For instances, what defines "unintelligent"?

Since animals like sponges, jellyfish and sea urchin have no brain, are they considered unintelligent? If so, are they non sentinel and outside animal realm?

Like plants, fungus are widely regarded as unintelligent lifeforms but yet they are somehow able to control the behaviour of more intelligent lifeforms like ants to perform specific tasks? How is that possible if fungus does not have a brain to analyze and plan things?



As for "inanimate", does it mean simply that lifeforms will be not able to move from one location to another?

If so, then the immobile adult sponge will not be considered as sentinel but bacteria will since they move their position constantly.
Possibly the key difference is what is meant by the four types of birth of sentient beings as opposed to mere reproduction of plants.

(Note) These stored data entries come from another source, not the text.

# k-flouris/cmf

Measured on AMD Instinct MI355X. Metric: log-density evals/sec (JtJ-cholesky path), MNIST D=784 d=64 bs=512, higher is better.
Workload: dtype f32 (3x3 tangent convs as bf16x3 split MFMA, fp32 accumulate); 1 GPU; C3: MNIST-shaped (1,28,28) uint8-range + U[0,1) noise, non-square flow d=64, cholesky J^T J log-det + g_ij off-diagonal L1 + reconstruction, eval/no_grad; per_gpu_batch=512, global_batch=512, D=784, latent_dimension=64, parallelism=dp1

## Files before the change

cmf_amd/csrc/probe_front.hip:

```cpp
#include <stdint.h>

#include "common.h"

namespace {

constexpr int HID = 64, NT = 256, SLICE = HID * 16;
constexpr int MAXT = 50;
constexpr int MAXCLS = 32;
constexpr int PASS = 64;

__global__ __launch_bounds__(NT) void probe_apply_kernel(cmf_probe_apply_args a, int nitems) {
  __shared__ __attribute__((aligned(16))) float Rs[MAXCLS * HID];
  __shared__ __attribute__((aligned(16))) float Ts[MAXT * PASS];
  __shared__ int tcls[MAXT], toff[MAXT];
  __shared__ int nterm;

  const int per = (nitems + 7) >> 3;
  const int item = (int)(blockIdx.x & 7) * per + (int)(blockIdx.x >> 3);
  if (item >= nitems) return;
  const int H = a.H, W = a.W, HW = H * W;
  const int b = item / HW, p = item - b * HW;
  const int tid = threadIdx.x, lane = tid & 63, wv = tid >> 6;
  const int ncls = a.ns * 16;
  const f32x4 zero = {0.f, 0.f, 0.f, 0.f};

  unsigned long long live = ~0ull;
  if (a.ymask)
    live = *reinterpret_cast<const unsigned long long*>(reinterpret_cast<const unsigned char*>(a.ymask) + (long long)b * a.ymask_np +
                                                        (long long)p * (HID / 8));

  if (wv == 0) {
    int cls = -1, off = 0;
    if (lane < 25 * a.cin) {
      const int w = lane / a.cin, c = lane - w * a.cin;
      const int r = p / W + w / 5 - 2, col = p % W + w % 5 - 2;
      if (r >= 0 && r < H && col >= 0 && col < W) {
        const int q = r * W + col, k = a.cls[c * HW + q];
        if (k >= 0 && k < ncls) {
          cls = k;
          off = (int)(c * a.t_c + q * a.t_px);
        }
      }
    }
    const unsigned long long bal = __ballot(cls >= 0);
    if (cls >= 0) {
      const int pos = __popcll(bal & ((1ull << lane) - 1ull));
      tcls[pos] = cls;
      toff[pos] = off;
    }
    if (lane == 0) nterm = __popcll(bal);
  }

  {
    const int co = tid >> 2, k4 = (tid & 3) * 4;
    const float* rb = a.r + (long long)b * a.r_np + (long long)p * a.r_px + tid * 4;
    for (int s = 0; s < a.ns; ++s) {
      f32x4 v = zero;
      if ((live >> co) & 1) v = *reinterpret_cast<const f32x4*>(rb + s * SLICE);
#pragma unroll
      for (int m = 0; m < 4; ++m) Rs[(s * 16 + k4 + m) * HID + (co & 15) * 4 + (co >> 4)] = v[m];
    }
  }
  __syncthreads();

  const int n = nterm, nsl = a.nc >> 4, cg = lane >> 2, quad = lane & 3;
  const float* tb = a.t + (long long)b * a.t_np;
  for (int s0 = 0; s0 < nsl; s0 += PASS / 16) {
    const int w4 = (nsl - s0 < PASS / 16 ? nsl - s0 : PASS / 16) * 4;
    if (s0) __syncthreads();
    for (int i = tid; i < n * w4; i += NT) {
      const int j = i / w4, x = i - j * w4;
      *reinterpret_cast<f32x4*>(&Ts[j * PASS + 4 * x]) = *reinterpret_cast<const f32x4*>(tb + toff[j] + s0 * 16 + 4 * x);
    }
    __syncthreads();
    const int sl = s0 + wv;
    if (sl >= nsl) continue;
    f32x4 acc[4] = {zero, zero, zero, zero};
    for (int j = 0; j < n; ++j) {
      const f32x4 c4 = *reinterpret_cast<const f32x4*>(&Rs[tcls[j] * HID + cg * 4]);
      const f32x4 t4 = *reinterpret_cast<const f32x4*>(&Ts[j * PASS + wv * 16 + quad * 4]);
#pragma unroll
      for (int i = 0; i < 4; ++i)
#pragma unroll
        for (int k = 0; k < 4; ++k) acc[i][k] = fmaf(c4[i], t4[k], acc[i][k]);
    }
    float* yb = a.y + (long long)b * a.y_np + (long long)p * a.y_px + sl * SLICE + quad * 4;
#pragma unroll
    for (int i = 0; i < 4; ++i) {
      const int co = cg + 16 * i;
      if ((live >> co) & 1) *reinterpret_cast<f32x4*>(yb + co * 16) = acc[i];
    }
  }
}

bool fits_i32(long long v) { return v >= 0 && v <= 0x7fffffffLL; }

}

extern "C" int cmf_probe_apply(const cmf_probe_apply_args* ap, void* stream) {
  if (!ap) return CMF_EINVAL;
  const cmf_probe_apply_args& a = *ap;
  if (!a.r || !a.t || !a.cls || !a.y) return CMF_EINVAL;
  if (a.np <= 0 || a.H <= 0 || a.W <= 0 || a.nc <= 0 || a.nc % 16) return CMF_EINVAL;
  if (a.cin < 1 || 25 * a.cin > MAXT || a.ns < 1 || a.ns * 16 > MAXCLS) return CMF_EINVAL;
  if ((a.r_np | a.r_px | a.t_np | a.t_c | a.t_px | a.y_np | a.y_px) % 4) return CMF_EINVAL;
  if ((uintptr_t)a.r % 16 || (uintptr_t)a.t % 16 || (uintptr_t)a.y % 16) return CMF_EINVAL;
  if (a.r_np < 0 || a.t_np < 0 || a.y_np < 0 || a.t_c < 0) return CMF_EINVAL;
  if (a.r_px < (long long)a.ns * SLICE || a.y_px < (long long)HID * a.nc || a.t_px < a.nc) return CMF_EINVAL;
  const long long HW = (long long)a.H * a.W;
  if (a.ymask && ((uintptr_t)a.ymask % 8 || a.ymask_np % 8 || a.ymask_np < HW * (HID / 8))) return CMF_EINVAL;
  if (HW > (1 << 24) || !fits_i32(a.cin * a.t_c + HW * a.t_px + a.nc)) return CMF_ERANGE;
  const long long nitems = HW * a.np;
  if (nitems > 0x7ffffff0LL) return CMF_ERANGE;
  const int grid = 8 * (int)((nitems + 7) / 8);
  hipLaunchKernelGGL(probe_apply_kernel, dim3(grid), dim3(NT), 0, (hipStream_t)stream, a, (int)nitems);
  CMF_LAUNCH_CHECK();
  return 0;
}
```

Baseline: 1510 evals/s.

## Process horizontal pixel strips per block with shared T band and per-wave pipelining

Restructures the probe-apply kernel so each block handles a strip of 8–16 pixels in a row for one 64-channel pass, instead of one pixel per block. The block loads the 5-row halo band of T and class ids into LDS once and shares it across the strip's pixels. Each wave prefetches the next pixel's R through buffer loads with masked offsets, iterates terms via ballot and readlane, and stores through buffer stores. The kernel is templated on cin/ns and gets occupancy launch bounds. This cuts redundant T/cls loads and per-pixel block overhead, at the cost of more LDS per block and more code complexity.

Result: no change. 1517 evals/s, median of 6 (+0.4%).

```diff
diff --git a/cmf_amd/csrc/probe_front.hip b/cmf_amd/csrc/probe_front.hip
--- a/cmf_amd/csrc/probe_front.hip
+++ b/cmf_amd/csrc/probe_front.hip
@@ -4,92 +4,196 @@
 
 namespace {
 
-constexpr int HID = 64, NT = 256, SLICE = HID * 16;
+constexpr int HID = 64, NT = 256, NW = NT / 64, SLICE = HID * 16;
 constexpr int MAXT = 50;
 constexpr int MAXCLS = 32;
 constexpr int PASS = 64;
-
-__global__ __launch_bounds__(NT) void probe_apply_kernel(cmf_probe_apply_args a, int nitems) {
-  __shared__ __attribute__((aligned(16))) float Rs[MAXCLS * HID];
-  __shared__ __attribute__((aligned(16))) float Ts[MAXT * PASS];
-  __shared__ int tcls[MAXT], toff[MAXT];
-  __shared__ int nterm;
+constexpr int RS_FLAGS = 0x00020000, DROP = 0x7ffffff0;
+constexpr int RROW = HID + 4;
+
+constexpr int strip_of(int cin) { return cin == 1 ? 16 : 8; }
+
+typedef unsigned long long u64;
+typedef unsigned bu32x4 __attribute__((vector_size(16)));
+
+__device__ __forceinline__ auto rsrc_of(const void* p, int bytes) {
+  const u64 u = reinterpret_cast<u64>(p);
+  const unsigned lo = __builtin_amdgcn_readfirstlane((int)(unsigned)u), hi = __builtin_amdgcn_readfirstlane((int)(unsigned)(u >> 32));
+  return __builtin_amdgcn_make_buffer_rsrc(reinterpret_cast<void*>(((u64)hi << 32) | lo), 0, bytes, RS_FLAGS);
+}
+
+__device__ __forceinline__ void wave_lds_fence() {
+  __builtin_amdgcn_fence(__ATOMIC_RELEASE, "wavefront");
+  __builtin_amdgcn_wave_barrier();
+  __builtin_amdgcn_fence(__ATOMIC_ACQUIRE, "wavefront");
+}
+
+__device__ __forceinline__ u64 lane_word(u64 v, int l) {
+  const unsigned lo = __builtin_amdgcn_readlane((int)(unsigned)v, l), hi = __builtin_amdgcn_readlane((int)(unsigned)(v >> 32), l);
+  return ((u64)hi << 32) | lo;
+}
+
+template <int NS>
+__device__ __forceinline__ void fetch_r(f32x4 (&rv)[4 * NS], const float* r, u64 live, bool on, int lane) {
+  const auto rs = rsrc_of(r, on ? NS * SLICE * 4 : 0);
+#pragma unroll
+  for (int s = 0; s < NS; ++s)
+#pragma unroll
+    for (int k = 0; k < 4; ++k)
+      rv[4 * s + k] = __builtin_bit_cast(f32x4, __builtin_amdgcn_raw_buffer_load_b128(
+          rs, (live >> (16 * k + (lane >> 2))) & 1 ? 4 * (s * SLICE + k * 256 + lane * 4) : DROP, 0, 0));
+}
+
+template <int NS>
+__device__ __forceinline__ void write_image(float* Rw, const f32x4 (&rv)[4 * NS], int lane) {
+#pragma unroll
+  for (int s = 0; s < NS; ++s)
+#pragma unroll
+    for (int m = 0; m < 4; ++m) {
+      const f32x4 v = {rv[4 * s][m], rv[4 * s + 1][m], rv[4 * s + 2][m], rv[4 * s + 3][m]};
+      *reinterpret_cast<f32x4*>(&Rw[(s * 16 + (lane & 3) * 4 + m) * RROW + (lane >> 2) * 4]) = v;
+    }
+}
+
+template <int NSL, int CIN, int NS>
+__device__ __forceinline__ void strip_pixels(float* Rw, const float* Tb, const int* bcls, f32x4 (&rv)[4 * NS], u64 words, const float* rb,
+                                             long long r_px, float* yb, long long y_px, int len, int wv, int lane) {
+  constexpr int BAND = strip_of(CIN) + 4;
+  const int cg = lane >> 2, quad = lane & 3;
+  const f32x4 zero = {0.f, 0.f, 0.f, 0.f};
+  write_image<NS>(Rw, rv, lane);
+  for (int x = wv; x < len; x += NW) {
+    const u64 live = lane_word(words, x);
+    const bool more = x + NW < len;
+    wave_lds_fence();
+    fetch_r<NS>(rv, rb + (more ? x + NW : x) * r_px, more ? lane_word(words, x + NW) : 0ull, more, lane);
+
+    int cls = -1, pos = 0;
+    if (lane < 25 * CIN) {
+      const int w = lane / CIN, c = lane - w * CIN;
+      pos = (c * 5 + w / 5) * BAND + x + w % 5;
+      cls = bcls[pos];
+    }
+    const u64 terms = __ballot(cls >= 0);
+
+    f32x4 acc[NSL][4], c4, t4[NSL];
+#pragma unroll
+    for (int s = 0; s < NSL; ++s)
+#pragma unroll
+      for (int i = 0; i < 4; ++i) acc[s][i] = zero;
+    auto read_term = [&](u64& m, f32x4& c, f32x4(&t)[NSL]) {
+      const int l = __builtin_ctzll(m);
+      const int k = __builtin_amdgcn_readlane(cls, l), o = __builtin_amdgcn_readlane(pos, l);
+      m &= m - 1;
+      c = *reinterpret_cast<const f32x4*>(&Rw[k * RROW + cg * 4]);
+#pragma unroll
+      for (int s = 0; s < NSL; ++s) t[s] = *reinterpret_cast<const f32x4*>(&Tb[o * PASS + s * 16 + quad * 4]);
+    };
+    auto add_term = [&]() {
+#pragma unroll
+      for (int s = 0; s < NSL; ++s)
+#pragma unroll
+        for (int i = 0; i < 4; ++i)
+#pragma unroll
+          for (int e = 0; e < 4; ++e) acc[s][i][e] = fmaf(c4[i], t4[s][e], acc[s][i][e]);
+    };
+    if (terms) {
+      u64 m = terms;
+      read_term(m, c4, t4);
+      while (m) {
+        f32x4 cn, tn[NSL];
+        read_term(m, cn, tn);
+        add_term();
+        c4 = cn;
+#pragma unroll
+        for (int s = 0; s < NSL; ++s) t4[s] = tn[s];
+      }
+      add_term();
+    }
+
+    const auto ys = rsrc_of(yb + x * y_px, NSL * SLICE * 4);
+#pragma unroll
+    for (int s = 0; s < NSL; ++s)
+#pragma unroll
+      for (int i = 0; i < 4; ++i) {
+        const int co = cg + 16 * i;
+        __builtin_amdgcn_raw_buffer_store_b128(__builtin_bit_cast(bu32x4, acc[s][i]), ys, (live >> co) & 1 ? 4 * (s * SLICE + co * 16 + quad * 4) : DROP, 0, 0);
+      }
+    wave_lds_fence();
+    write_image<NS>(Rw, rv, lane);
+  }
+}
+
+constexpr int wg_per_cu(int cin, int ns) {
+  return 160 * 1024 / (4 * (cin * 5 * (strip_of(cin) + 4) * (PASS + 1) + NW * 16 * ns * RROW));
+}
+
+template <int CIN, int NS>
+__global__ __launch_bounds__(NT, wg_per_cu(CIN, NS)) void probe_apply_kernel(cmf_probe_apply_args a, int nitems, int spr, int npass) {
+  constexpr int STRIP = strip_of(CIN), BAND = STRIP + 4;
+  constexpr int NPOS = CIN * 5 * BAND, NB = (NPOS + 15) / 16, NCLS = 16 * NS;
+  __shared__ __attribute__((aligned(16))) float Tb[NPOS * PASS];
+  __shared__ __attribute__((aligned(16))) float Rs[NW][NCLS * RROW];
+  __shared__ int bcls[NPOS];
 
   const int per = (nitems + 7) >> 3;
   const int item = (int)(blockIdx.x & 7) * per + (int)(blockIdx.x >> 3);
   if (item >= nitems) return;
   const int H = a.H, W = a.W, HW = H * W;
-  const int b = item / HW, p = item - b * HW;
-  const int tid = threadIdx.x, lane = tid & 63, wv = tid >> 6;
-  const int ncls = a.ns * 16;
-  const f32x4 zero = {0.f, 0.f, 0.f, 0.f};
-
-  unsigned long long live = ~0ull;
-  if (a.ymask)
-    live = *reinterpret_cast<const unsigned long long*>(reinterpret_cast<const unsigned char*>(a.ymask) + (long long)b * a.ymask_np +
-                                                        (long long)p * (HID / 8));
-
-  if (wv == 0) {
-    int cls = -1, off = 0;
-    if (lane < 25 * a.cin) {
-      const int w = lane / a.cin, c = lane - w * a.cin;
-      const int r = p / W + w / 5 - 2, col = p % W + w % 5 - 2;
-      if (r >= 0 && r < H && col >= 0 && col < W) {
-        const int q = r * W + col, k = a.cls[c * HW + q];
-        if (k >= 0 && k < ncls) {
-          cls = k;
-          off = (int)(c * a.t_c + q * a.t_px);
-        }
-      }
-    }
-    const unsigned long long bal = __ballot(cls >= 0);
-    if (cls >= 0) {
-      const int pos = __popcll(bal & ((1ull << lane) - 1ull));
-      tcls[pos] = cls;
-      toff[pos] = off;
-    }
-    if (lane == 0) nterm = __popcll(bal);
-  }
+  const int strip = item / npass, s0 = (item - strip * npass) * (PASS / 16);
+  const int line = strip / spr, x0 = (strip - line * spr) * STRIP;
+  const int b = line / H, row = line - b * H, p0 = row * W + x0;
+  const int len = W - x0 < STRIP ? W - x0 : STRIP;
+  const int tid = threadIdx.x, lane = tid & 63, wv = __builtin_amdgcn_readfirstlane(tid >> 6);
+
+  u64 words = ~0ull;
+  if (a.ymask && lane < len)
+    words = *reinterpret_cast<const u64*>(reinterpret_cast<const unsigned char*>(a.ymask) + (long long)b * a.ymask_np +
+                                          (long long)(p0 + lane) * (HID / 8));
+
+  const float* rb = a.r + (long long)b * a.r_np + (long long)p0 * a.r_px;
+  const int nsl = a.nc >> 4, grp = tid >> 4, l16 = tid & 15;
+  const float* tb = a.t + (long long)b * a.t_np;
+  float* Rw = Rs[wv];
+  const int nslp = nsl - s0 < PASS / 16 ? nsl - s0 : PASS / 16;
+  f32x4 rv[4 * NS];
+  fetch_r<NS>(rv, rb + (wv < len ? wv : 0) * a.r_px, wv < len ? lane_word(words, wv) : 0ull, wv < len, lane);
 
   {
-    const int co = tid >> 2, k4 = (tid & 3) * 4;
-    const float* rb = a.r + (long long)b * a.r_np + (long long)p * a.r_px + tid * 4;
-    for (int s = 0; s < a.ns; ++s) {
-      f32x4 v = zero;
-      if ((live >> co) & 1) v = *reinterpret_cast<const f32x4*>(rb + s * SLICE);
-#pragma unroll
-      for (int m = 0; m < 4; ++m) Rs[(s * 16 + k4 + m) * HID + (co & 15) * 4 + (co >> 4)] = v[m];
+    int off[NB], kk[NB];
+    f32x4 tv[NB];
+#pragma unroll
+    for (int u = 0; u < NB; ++u) {
+      const int pos = grp + 16 * u < NPOS ? grp + 16 * u : NPOS - 1;
+      const int c = pos / (5 * BAND), rem = pos - c * (5 * BAND), r = row + rem / BAND - 2, col = x0 + rem % BAND - 2;
+      kk[u] = a.cls[c * HW + (r >= 0 && r < H && col >= 0 && col < W ? r * W + col : 0)];
+    }
+#pragma unroll
+    for (int u = 0; u < NB; ++u) {
+      const int pos = grp + 16 * u < NPOS ? grp + 16 * u : NPOS - 1;
+      const int c = pos / (5 * BAND), rem = pos - c * (5 * BAND), r = row + rem / BAND - 2, col = x0 + rem % BAND - 2;
+      const bool in = r >= 0 && r < H && col >= 0 && col < W;
+      const int q = in ? r * W + col : 0, k = kk[u];
+      const bool on = in && k >= 0 && k < NCLS;
+      off[u] = on && l16 < 4 * nslp ? (int)(c * a.t_c + q * a.t_px) + s0 * 16 + 4 * l16 : 0;
+      if (l16 == 0) bcls[pos] = on ? k : -1;
+    }
+#pragma unroll
+    for (int u = 0; u < NB; ++u) tv[u] = *reinterpret_cast<const f32x4*>(tb + off[u]);
+#pragma unroll
+    for (int u = 0; u < NB; ++u) {
+      const int pos = grp + 16 * u < NPOS ? grp + 16 * u : NPOS - 1;
+      *reinterpret_cast<f32x4*>(&Tb[pos * PASS + 4 * l16]) = tv[u];
     }
   }
   __syncthreads();
 
-  const int n = nterm, nsl = a.nc >> 4, cg = lane >> 2, quad = lane & 3;
-  const float* tb = a.t + (long long)b * a.t_np;
-  for (int s0 = 0; s0 < nsl; s0 += PASS / 16) {
-    const int w4 = (nsl - s0 < PASS / 16 ? nsl - s0 : PASS / 16) * 4;
-    if (s0) __syncthreads();
-    for (int i = tid; i < n * w4; i += NT) {
-      const int j = i / w4, x = i - j * w4;
-      *reinterpret_cast<f32x4*>(&Ts[j * PASS + 4 * x]) = *reinterpret_cast<const f32x4*>(tb + toff[j] + s0 * 16 + 4 * x);
-    }
-    __syncthreads();
-    const int sl = s0 + wv;
-    if (sl >= nsl) continue;
-    f32x4 acc[4] = {zero, zero, zero, zero};
-    for (int j = 0; j < n; ++j) {
-      const f32x4 c4 = *reinterpret_cast<const f32x4*>(&Rs[tcls[j] * HID + cg * 4]);
-      const f32x4 t4 = *reinterpret_cast<const f32x4*>(&Ts[j * PASS + wv * 16 + quad * 4]);
-#pragma unroll
-      for (int i = 0; i < 4; ++i)
-#pragma unroll
-        for (int k = 0; k < 4; ++k) acc[i][k] = fmaf(c4[i], t4[k], acc[i][k]);
-    }
-    float* yb = a.y + (long long)b * a.y_np + (long long)p * a.y_px + sl * SLICE + quad * 4;
-#pragma unroll
-    for (int i = 0; i < 4; ++i) {
-      const int co = cg + 16 * i;
-      if ((live >> co) & 1) *reinterpret_cast<f32x4*>(yb + co * 16) = acc[i];
-    }
+  float* yb = a.y + (long long)b * a.y_np + (long long)p0 * a.y_px + s0 * SLICE;
+  switch (nslp) {
+    case 4: strip_pixels<4, CIN, NS>(Rw, Tb, bcls, rv, words, rb, a.r_px, yb, a.y_px, len, wv, lane); break;
+    case 3: strip_pixels<3, CIN, NS>(Rw, Tb, bcls, rv, words, rb, a.r_px, yb, a.y_px, len, wv, lane); break;
+    case 2: strip_pixels<2, CIN, NS>(Rw, Tb, bcls, rv, words, rb, a.r_px, yb, a.y_px, len, wv, lane); break;
+    default: strip_pixels<1, CIN, NS>(Rw, Tb, bcls, rv, words, rb, a.r_px, yb, a.y_px, len, wv, lane); break;
   }
 }
 
@@ -110,10 +214,15 @@
   const long long HW = (long long)a.H * a.W;
   if (a.ymask && ((uintptr_t)a.ymask % 8 || a.ymask_np % 8 || a.ymask_np < HW * (HID / 8))) return CMF_EINVAL;
   if (HW > (1 << 24) || !fits_i32(a.cin * a.t_c + HW * a.t_px + a.nc)) return CMF_ERANGE;
-  const long long nitems = HW * a.np;
-  if (nitems > 0x7ffffff0LL) return CMF_ERANGE;
-  const int grid = 8 * (int)((nitems + 7) / 8);
-  hipLaunchKernelGGL(probe_apply_kernel, dim3(grid), dim3(NT), 0, (hipStream_t)stream, a, (int)nitems);
+  if (HW * a.np > 0x7ffffff0LL) return CMF_ERANGE;
+  const int spr = (a.W + strip_of(a.cin) - 1) / strip_of(a.cin);
+  const int npass = (a.nc + PASS - 1) / PASS;
+  const long long n = (long long)a.np * a.H * spr * npass;
+  if (n > 0x7ffffff0LL) return CMF_ERANGE;
+  const int nitems = (int)n, grid = 8 * ((nitems + 7) / 8);
+  auto kernel = a.cin == 1 ? (a.ns == 1 ? probe_apply_kernel<1, 1> : probe_apply_kernel<1, 2>)
+                           : (a.ns == 1 ? probe_apply_kernel<2, 1> : probe_apply_kernel<2, 2>);
+  hipLaunchKernelGGL(kernel, dim3(grid), dim3(NT), 0, (hipStream_t)stream, a, nitems, spr, npass);
   CMF_LAUNCH_CHECK();
   return 0;
 }
```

It could be that the four types of birth - womb, egg, warmth and moisture and miraculous - are so designated because they are the conditions that allow a disembodied bardo consciousness, or something resembling it (it could be slightly different with miraculous birth) to enter into a physical body. There are many sutras especially the Nandagarbhavakrantinirdesha (https://read.84000.co/translation/toh58.html) and the Chinese Shuramgama Sutra, that describe in detail the process of a bardo consciousness entering into a fetus or other kind of receptacle at the point of conception of whichever of the four kinds. Against that, sutras like the Bhavasamkranti Sutra describe the transformation of, for instance, a seed to a shoot as being purely based on external causes and conditions coming together, like sunlight, soil, viable seed, and water; it's not really explained that at the point where the seed ceases and the shoot beings - which we might call the start of the life of a plant, since a seed in not a plant - that there is a process of a bardo consciousness entering into the new shoot, i.e., something being "born" in that sense. So, this could be one way to mark the difference between sentient beings of the six kinds of existence taught in Buddhism, and a plant. Of course how to test and determine this in each case could be challenging and you would have to rely on canonical teaching as much as possible as to whether a sponge for instance undergoes birth according to the above rubric, or on the other hand its genesis or coming into being is only part of the series of transformations described in the Bhavasamkranti Sutra where a seed ceases and a shoot/plant/tree begins based purely on the presence of various causes and conditions, not relying on the presence of a consciousness seeking rebirth. Perhaps there will always be some examples that are difficult to say one way or another for certain. Certainly, a sponge has a lot in common with a fungus.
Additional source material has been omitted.